James Meikle 

Survey calls for free entry to leisure centres

Move would boost public health, poll of more than 2,000 people finds
  
  

Swimmers at London's first Olympic-sized heated outdoor swimming pool in Hackney
Swimmers at London's first Olympic-sized heated outdoor swimming pool, in Hackney. Photograph: Linda Nylind Photograph: Linda Nylind

Free entry to swimming pools and leisure centres, better access to health advice and more "traffic light" health labelling of food are the best ways to improve public health, a survey of more than 2,000 people has found.

The results suggest people recognise the danger posed by rising obesity levels and are prepared to take their share of responsibility by taking more exercise and adjusting their diet.

They also show significant support for encouraging children to walk to school by banning cars near schools, and also suggest limiting levels of salt in food by law, increasing the tax on cigarettes, ensuring GPs give their patients annual medicals and insisting all schools have their own nurse.

However, the UK-wide poll, conducted for the magazine of the left-leaning Fabian Society, also reveals strong opposition to a ban on cigarette sales to anyone without a £10 smoking permit, a "fat tax" on snacks or "unhealthy" fast food, adding flouride to drinking water or the frequent weighing of children at school.

In recent years, the government has repeatedly tried to encourage health authorities to request water companies to flouridate supplies - at present, flouridation is concentrated in Birmingham, the west Midlands and the north-east and affects around 5.5 million people.

Calls for a "fat tax" are increasing, while the smoking permit idea was floated by Julian Le Grand, an academic at the London School of Economics and the chairman of Health England, a ministerial advisory board.

The Fabian Review commissioned the YouGov poll to test opinion on a dozen suggestions for public health, asking people to choose up to four that they most favoured and a similar number that they were most against.

Free access to pools and leisure centres was by far the most popular measure, but could initially leave a large hole in council budgets because charging recoups around 45% of the cost of such facilities in England.

The idea attracted 49% of those polled, and Blackburn with Darwen council, in north-west England, will give a clue whether this measure will work when it is phasing in free entry for all those who live or work within its boundaries from July.

The move will cost £6m over three years, but is regarded as a vital part of improving life expectancy in the borough, where people die, on average, eight years earlier than those living elsewhere in the country.

Implementing similar schemes nationwide would be very costly, and Chris White, the Local Government Association spokesman for sport, said: "We are hugely committed to anything that increases participation in sport and in physical activity generally.

"But the idea of offering free swimming for all poses important questions which need to be debated thoroughly, such as how much it costs and how it will be paid for."

He said there was "also a difference between setting aside enough to pay for something like this and actually making sure the money gets to the right place".

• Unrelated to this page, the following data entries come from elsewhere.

@@ -2830,13 +2844,13 @@
                                "dense_heal", "defer", "defer_eq", "defer_norow", "defer_rep", "defer_undo",
                                "defer_rep_diff", "defer_undo_diff", "defer_fs", "defer_undo_over", "defer_clean",
                                "issue_snaps", "lazy_late", "lazy_mat", "resp_echoed",
-                               "cs_skipped_rounds", "cs_carried_rows", "cs_forced"};
+                               "cs_skipped_rounds", "cs_carried_rows", "cs_forced", "bump_by_slot"};
     const int ki[] = {C_X_CS_ROWS, C_X_CS_ROWS_N, C_X_CS_DUP, C_X_MERGED, C_X_APPLIED, C_X_RISSUED, C_X_RCALLS,
                       C_X_MERGED_R, C_X_APPLIED_R, C_X_BUMPED, C_X_ISSUED, -1, -2, C_X_DENSE_RESP, C_X_DENSE_JOBS,
                       C_X_JOBS_APPLIED, C_X_DENSE_HEAL, C_X_DEFER, C_X_DEFER_EQ, C_X_DEFER_NOROW, C_X_DEFER_REP,
                       C_X_DEFER_UNDO, C_X_DEFER_REP_DIFF, C_X_DEFER_UNDO_DIFF, C_X_DEFER_FS, C_X_DEFER_UNDO_OVER,
                       C_X_DEFER_CLEAN, C_X_ISSUE_SNAPS, C_X_LAZY_LATE, C_X_LAZY_MAT, C_X_ECHO,
-                      -3, -4, -5};
+                      -3, -4, -5, C_X_BUMP_SLOT};
     const uint64_t lazy_c[3] = {h->cs_skipped_rounds - h->cs_units_base[0], h->cs_carried_rows - h->cs_units_base[1],
                                 h->cs_forced - h->cs_units_base[2]};
     static_assert(sizeof(kn) / sizeof(kn[0]) == sizeof(ki) / sizeof(ki[0]), "one counter per name");
diff --git a/ringpop-go_amd/csrc/swimsim_kernels.hip b/ringpop-go_amd/csrc/swimsim_kernels.hip
--- a/ringpop-go_amd/csrc/swimsim_kernels.hip
+++ b/ringpop-go_amd/csrc/swimsim_kernels.hip
@@ -490,6 +490,58 @@
     __threadfence_block();
 }
 
+constexpr int SB_U = 12;
+__device__ __forceinline__ int wave_bump_slots(const DS &d, uint32_t ol, uint32_t nslots, int maxp) {
+    uint32_t *hx = (uint32_t *)(d.hde + (size_t)ol * d.HP);
+    const unsigned long long *bm = d.sbm + (size_t)ol * (d.HP / 64);
+    int del = 0;
+    for (uint32_t base = 0; base < nslots; base += 64 * SB_U) {
+        uint32_t x[SB_U], m[SB_U];
+        const uint32_t g = (base >> 6) + lane_id();
+        const unsigned long long wl = lane_id() < (uint32_t)SB_U && g * 64 < nslots ? bm[g] : 0ull;
+#pragma unroll
+        for (int u = 0; u < SB_U; u++) {
+            const uint32_t k = base + u * 64 + lane_id();
+            x[u] = k < nslots ? hx[(size_t)k * 2] : DE_NONE;
+            m[u] = k < nslots ? d.hlist[k] : 0u;
+        }
+#pragma unroll
+        for (int u = 0; u < SB_U; u++) {
+            const uint32_t k = base + u * 64 + lane_id();
+            const uint32_t p = de_p(x[u]);
+            const uint32_t wlo = (uint32_t)__builtin_amdgcn_readlane((int)(uint32_t)wl, u);
+            const uint32_t whi = (uint32_t)__builtin_amdgcn_readlane((int)(uint32_t)(wl >> 32), u);
+            const uint32_t wh = lane_id() < 32 ? wlo : whi;
+            if (!((wh >> (lane_id() & 31)) & 1u) || p == DP_NONE) continue;
+            uint32_t nx;
+            if ((int)(p + 1) >= maxp) {
+                nx = x[u] | 0xFF000000u;
+                atomicAnd(&d.dbit[(size_t)ol * d.NBIT + (m[u] >> 5)], ~(1u << (m[u] & 31)));
+                del++;
+            } else {
+                nx = x[u] + (1u << 24);
+            }
+            hx[(size_t)k * 2] = nx;
+        }
+    }
+    return wsum(del);
+}
+__device__ __forceinline__ bool bump_by_slot(const MsgDesc &md, uint32_t sbn) { return sbn && md.kind == 0 && md.len; }
+__device__ void wave_bump_slot(const DS &d, uint32_t ol, uint32_t nslots) {
+    const int del = wave_bump_slots(d, ol, nslots, d.maxp[ol]);
+    if (lane_id() == 0) {
+        if (del) d.dcnt[ol] -= del;
+        ctr_add(d, C_X_BUMP_SLOT, 1ull);
+    }
+    __threadfence_block();
+}
+__device__ __forceinline__ void wave_bump_slot_pre(const DS &d, uint32_t ol, uint32_t nslots, RowPre &p) {
+    const int del = wave_bump_slots(d, ol, nslots, p.maxp);
+    if (del) { p.dcnt -= del; if (lane_id() == 0) d.dcnt[ol] = p.dcnt; }
+    if (lane_id() == 0) ctr_add(d, C_X_BUMP_SLOT, 1ull);
+    __threadfence_block();
+}
+
 __device__ __forceinline__ unsigned long long pool_alloc_lane0(const DS &d, uint32_t n) {
     const unsigned long long sub = d.pool_cap / POOL_SHARDS;
     const bool small = n <= sub / 256;
@@ -526,7 +578,7 @@
 __device__ __forceinline__ uint32_t wave_issue_body(const DS &d, uint32_t ol, uint32_t sender, uint32_t sinc, MsgDesc &out,
                                                     uint32_t cnt, int maxp, bool hotwalk, uint32_t nslots,
                                                     unsigned long long off, int &del_out, int &delnh_out,
-                                                    const uint32_t *echo = nullptr) {
+                                                    const uint32_t *echo = nullptr, unsigned long long *sent = nullptr) {
     const size_t rb = (size_t)ol * d.NP, hb = (size_t)ol * d.HP;
     uint32_t *bits = d.dbit + (size_t)ol * d.NBIT;
     uint32_t pos = 0;
@@ -558,6 +610,15 @@
             }
             uint32_t tot;
             uint32_t at = pos + wscan_excl(nk, tot);
+            if (!RECV && sent) {
+                unsigned long long kb = 0;
+#pragma unroll
+                for (int u = 0; u < MB; u++) {
+                    const unsigned long long b = __ballot(keep[u]);
+                    if (lane_id() == (uint32_t)u) kb = b;
+                }
+                if (lane_id() < (uint32_t)MB && base + lane_id() * 64 < nslots) sent[(base >> 6) + lane_id()] = kb;
+            }
 #pragma unroll
             for (int u = 0; u < MB; u++) {
                 if (!keep[u]) continue;
@@ -754,17 +815,23 @@
 }
 
 template <bool RECV>
-__device__ uint32_t wave_issue_t(const DS &d, uint32_t ol, uint32_t sender, uint32_t sinc, MsgDesc &out) {
+__device__ uint32_t wave_issue_t(const DS &d, uint32_t ol, uint32_t sender, uint32_t sinc, MsgDesc &out, bool mark = false) {
     const uint32_t cnt = (uint32_t)d.dcnt[ol];
     const int maxp = RECV ? d.maxp[ol] : 0;
     const bool hotwalk = d.hidx && d.nhe[ol] == 0;
     const uint32_t nslots = d.hidx ? d.hot_cnt[0] : 0u;
+    mark = mark && !RECV && d.sbm;
     out.kind = 0; out.len = 0; out.off_lo = out.off_hi = 0;
-    if (cnt == 0) return 0;
-    const unsigned long long off = pool_alloc(d, cnt);
-    if (off == ~0ull) return 0;
+    const unsigned long long off = cnt ? pool_alloc(d, cnt) : ~0ull;
+    if (off == ~0ull) {
+        if (mark && lane_id() == 0) d.sbv[ol] = 0u;
+        return 0;
+    }
     int del = 0, delnh = 0;
-    const uint32_t n = wave_issue_body<RECV>(d, ol, sender, sinc, out, cnt, maxp, hotwalk, nslots, off, del, delnh);
+    unsigned long long *sent = mark && hotwalk ? d.sbm + (size_t)ol * (d.HP / 64) : nullptr;
+    const uint32_t n = wave_issue_body<RECV>(d, ol, sender, sinc, out, cnt, maxp, hotwalk, nslots, off, del, delnh, nullptr,
+                                             sent);
+    if (mark && lane_id() == 0) d.sbv[ol] = sent && out.len == cnt ? nslots : 0u;
     if (RECV) {
         if (lane_id() == 0 && del) d.dcnt[ol] -= del;
         if (lane_id() == 0 && delnh) d.nhe[ol] -= delnh;
@@ -773,7 +840,9 @@
     return n;
 }
 
-__device__ void wave_issue(const DS &d, uint32_t ol, MsgDesc &out) { wave_issue_t<false>(d, ol, 0, 0, out); }
+__device__ void wave_issue(const DS &d, uint32_t ol, MsgDesc &out, bool mark = false) {
+    wave_issue_t<false>(d, ol, 0, 0, out, mark);
+}
 
 __device__ uint32_t wave_issue_recv(const DS &d, uint32_t ol, uint32_t sender, uint32_t sinc, MsgDesc &out) {
     return wave_issue_t<true>(d, ol, sender, sinc, out);
@@ -1202,7 +1271,7 @@
     const uint32_t clen = d.clen[ol];
     const int32_t clast = d.clast[ol];
     MsgDesc md;
-    wave_issue(d, ol, md);
+    wave_issue(d, ol, md, true);
     uint32_t slot = SRC_NONE;
     if (sS && dirty && !d.ulog) {
         MsgDesc sn;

Making expert healthcare more easily accessible with guidance and support came second, gaining 43% of the vote – as result likely to encourage ministers seeking longer opening of GP surgeries, so-called polyclinics, and more high street alternatives.

But parts of the food industry may be disappointed by the 35% support for red, yellow, green traffic light labelling of food, promoted by the government's Food Standards Agency, because they fear the move could be too simplistic.

Salt levels are being reduced under voluntary programmes, but one-third of consumers think this could be made to go further by turning to legal requirements.

The £10 smoking permit tops the list of measures respondents believed the government should not introduce, with half of those polled against it. The fat tax on foods is nearly as unpopular, while nearly one-third were against more flouridation of the water supply.

"Sometimes we look at those nations we feel are naturally fit and more outdoorsy, such as Australia, and think how we can be more like them," Rachael Jolley, the Fabian Society's head of communication, said.

"How can we tear ourselves away from our TV sets on a wet Friday night to go to the gym? Of course, in a nation where the sun doesn't shine consistently in the summer it is not so easy to commit to an outdoor lifestyle, but our poll shows people do value the chance to do exercise such as swimming."

The Fabian Review, published tomorrow, concentrates on public health ahead of the 60th anniversary of the NHS.